I'm still here, winter is here. It's been nice to have some breathing room after such a busy and in some ways difficult year. The snow arrived and then melted. We usually get a good amount after the holidays, but last year we had no snow that stuck at all, so we're all waiting to see what this year brings. On so many levels.
Things have changed again and I'm still trying to figure it all out because it will probably change all over again soon enough. I was working full-time at a school until the Christmas break, so between that, my course and regular life, I was busy. I really enjoyed the role, half-teaching assistant, half- one-to-one assistant, so I'm starting to lean more that direction work-wise. I am actually beginning to enjoy my studies a bit, now that I kind of understand how to find the research material I need without access to real books and articles. I'll get through this course, but it is an absolute haul with everything else.
I'm not going to try and rehash 2020. It's over, it wasn't good, it wasn't too bad for me, but I'm tired. I'm struggling to keep an even keel emotionally with all the stress the holidays usually bring, my Gran's recent death of Covid and just being so isolated here. The thought of starting anything new seems overwhelming.

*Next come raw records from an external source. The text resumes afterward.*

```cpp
template <typename TO>
static void ln_forward_any(TO* out, float* mean, float* rstd, const float* inp, const float* w,
                           const float* b, long long rows, int C, hipStream_t s) {
    if (rows <= 0) return;
    const int g = cdiv(rows, 4);
    const bool vec = C % 256 == 0 && C <= 2048 && (((uintptr_t)inp | (uintptr_t)out | (uintptr_t)w | (uintptr_t)b) & 15) == 0;
    switch (vec ? C / 256 : 0) {
        case 1: ln_fwd_vec_k<1, TO><<<g, 256, 0, s>>>(out, mean, rstd, inp, w, b, rows, C); break;
        case 2: ln_fwd_vec_k<2, TO><<<g, 256, 0, s>>>(out, mean, rstd, inp, w, b, rows, C); break;
        case 3: ln_fwd_vec_k<3, TO><<<g, 256, 0, s>>>(out, mean, rstd, inp, w, b, rows, C); break;
        case 4: ln_fwd_vec_k<4, TO><<<g, 256, 0, s>>>(out, mean, rstd, inp, w, b, rows, C); break;
        case 5: ln_fwd_vec_k<5, TO><<<g, 256, 0, s>>>(out, mean, rstd, inp, w, b, rows, C); break;
        case 6: ln_fwd_vec_k<6, TO><<<g, 256, 0, s>>>(out, mean, rstd, inp, w, b, rows, C); break;
        case 8: ln_fwd_vec_k<8, TO><<<g, 256, 0, s>>>(out, mean, rstd, inp, w, b, rows, C); break;
        default: ln_fwd_k<TO><<<g, 256, 0, s>>>(out, mean, rstd, inp, w, b, rows, C); break;
    }
    after_launch("layernorm_forward");
}
void ln_forward_f32(float* out, float* mean, float* rstd, const float* inp, const float* w,
                    const float* b, long long rows, int C, hipStream_t s) {
    ln_forward_any<float>(out, mean, rstd, inp, w, b, rows, C, s);
}
void ln_forward_bf16(bf16_t* out, float* mean, float* rstd, const float* inp, const float* w,
                     const float* b, long long rows, int C, hipStream_t s) {
    ln_forward_any<bf16_t>(out, mean, rstd, inp, w, b, rows, C, s);
}
int ln_bwd_blocks(long long rows);
template <typename TD, bool ST>
static void ln_backward_any(LnbIo io, const TD* dout, const float* inp, const float* w,
                            const float* mean, const float* rstd, long long rows, int C, hipStream_t s,
                            float* ws = nullptr) {
    if (rows <= 0) return;
    const bool reduce = io.part == nullptr;
    const int nsum = io.dsum ? 3 * C : 2 * C;
    if (reduce) {
        io.part = ws ? ws : (float*)workspace((size_t)ln_bwd_blocks(rows) * nsum * sizeof(float));
        if (!io.part) return;
    }
    const bool vec = C % 256 == 0 && C <= 2048 &&
                     (((uintptr_t)io.dinp | (uintptr_t)dout | (uintptr_t)inp | (uintptr_t)w |
                       (uintptr_t)io.hi_in | (uintptr_t)io.hi_out | (uintptr_t)io.lo_in | (uintptr_t)io.lo_out) & 15) == 0;
    const int grid = ln_bwd_blocks(rows);
    const size_t lds = 12 * (size_t)C * sizeof(float);
    if (lds > 160 * 1024) { set_error("layernorm_backward: C=%d exceeds the LDS column partials", C); return; }
    if (!vec) {
        if (lds > 64 * 1024) VIT_HIP(hipFuncSetAttribute((const void*)ln_bwd_k<TD, ST>,
                                                         hipFuncAttributeMaxDynamicSharedMemorySize, (int)lds));
        ln_bwd_k<TD, ST><<<grid, 256, lds, s>>>(io, dout, inp, w, mean, rstd, rows, C);
// ... 499 lines not shown
```

### vit.rs_amd/csrc/ops_internal.h

```cpp
#pragma once
#include "common.h"
#include "gemm.h"
#include "../../include/vit_ops.h"

namespace vit {
int grid_for(long long n, int threads);
void ln_forward_f32(float* out, float* mean, float* rstd, const float* inp, const float* w,
                    const float* b, long long rows, int C, hipStream_t s);
void ln_forward_bf16(bf16_t* out, float* mean, float* rstd, const float* inp, const float* w,
                     const float* b, long long rows, int C, hipStream_t s);
void ln_backward_f32(float* dinp, float* dw, float* db, const float* dout, const float* inp,
                     const float* w, const float* mean, const float* rstd, long long rows, int C,
                     hipStream_t s, float* ws = nullptr);
void ln_backward_bf16_stream(bf16_t* dres_out, uint8_t* lo_out, const bf16_t* dres_in, const uint8_t* lo_in,
                             float* dw, float* db, float* dres_colsum, const bf16_t* dout, const float* inp,
                             const float* w, const float* mean, const float* rstd, long long rows, int C,
                             hipStream_t s, float* part = nullptr);
int ln_bwd_blocks(long long rows);
void convert_f2bf(bf16_t* out, const float* inp, long long n, hipStream_t s);
void sgd(float* p, const float* g, long long n, float lr, hipStream_t s);
void sgd_clip(float* p, const float* g, long long n, float lr, const ClipRec* rec, hipStream_t s);
int group_grid(int ntiles);
void sgd_groups(float* p, const float* g, const GroupTab& gt, int tile_begin, int ntiles, float lr,
                const ClipRec* rec, hipStream_t s);
int sumsq_blocks(long long n);
void sumsq_partials(double* slots, const float* x, long long n, hipStream_t s);
void sumsq_finish(double* out, const double* slots, int nslots, hipStream_t s);
void clip_finish(ClipRec* rec, const double* slots, int nslots, float max_norm, hipStream_t s);
void softmax_rows(float* probs, const float* logits, long long rows, int V, hipStream_t s);
void ce_forward(float* losses, const float* probs, const int* targets, long long rows, int V,
                hipStream_t s);
void ce_backward(float* dlogits, const float* dlosses, const float* probs, const int* targets,
                 long long rows, int V, hipStream_t s);
// ... 38 lines not shown
```

### vit.rs_amd/csrc/trainer.hip

```cpp
#include <rccl/rccl.h>

#include <algorithm>
#include <cmath>
#include <cstdlib>
#include <cstring>
#include <string>
#include <vector>

#include "ops_internal.h"
#include "../../include/vit_trainer.h"
#include "../../include/vit_checkpoint.h"
#include "../../include/vit_data.h"
#include "../../include/vit_jpeg.h"

namespace vit {
bool jpeg_loader_decode_to(vit_jpeg_loader_t* l, uint8_t* out, int img, hipStream_t st, const int** labels,
                           int expect_n);
namespace {

enum TIdx {
    P_PATCH_W, P_PATCH_B, P_CLS, P_WPE, P_LN1W, P_LN1B, P_QKVW, P_QKVB, P_ATTPROJW, P_ATTPROJB,
    P_LN2W, P_LN2B, P_FCW, P_FCB, P_FCPROJW, P_FCPROJB, P_LNFW, P_LNFB, P_HEADW, P_HEADB
};

// ... 239 lines not shown
}

struct DevBuf {
    void* p = nullptr;
    size_t bytes = 0;
};

}
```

I'm trying to not put too much pressure or expectation onto 2021. Crossing over its threshold doesn't make everything new, bright or easier. I have small goals I'm aiming for, but I just want to keep moving forward and see what happens.
I don't know what work holds for me in the New Year. I'm hoping to be invited back to the same role as I've been in, but it's not permanent and it very much depends on the school's needs and finances. I've accepted an editing job for the new year for when my current course finishes and can pick up some substitute work if the other job falls through, so I'll still be busy. More on the editing job later. I'm looking at another course, but maybe later in the year.
I haven't been able to spend much time on my writing in 2020. A bit of writing in at the weekend, trying to finish a poem or two and submitting to various mags.
Over the holiday, I hoped to read a bit and maybe do some reviews of recent books, but the days slide away so quickly. I'm trying to write, of course. I'm in the process of pulling down my other blog. I just don't have the time to keep it up. I'm copying it all onto my computer. It's like having a yearbook for our early years. There's too much to print, but I love to go back over them.
I've been gathering up the details for my end of year review of publications, submissions, rejections and so on.
45 blog posts, 1 guest blog post
The only thing that's improved is the number of acceptances and number of poems published, but that's important. I have more work accepted with fewer submissions. If I've done the math right, it's a 22% acceptance rate compared to a 13% for 2019. That feels huge.
I would have liked to see my Scottish collection published, but that's been pushed to later in 2021. It's still happening and hopefully I'll be able to get out there and promote it, rather than do it all online. So silver linings.
Overall, I'm happy with what I've accomplished in 2020, in my writing, in my jumbled life and I'm looking forward to 2021. I'm moving forward. I'm still here.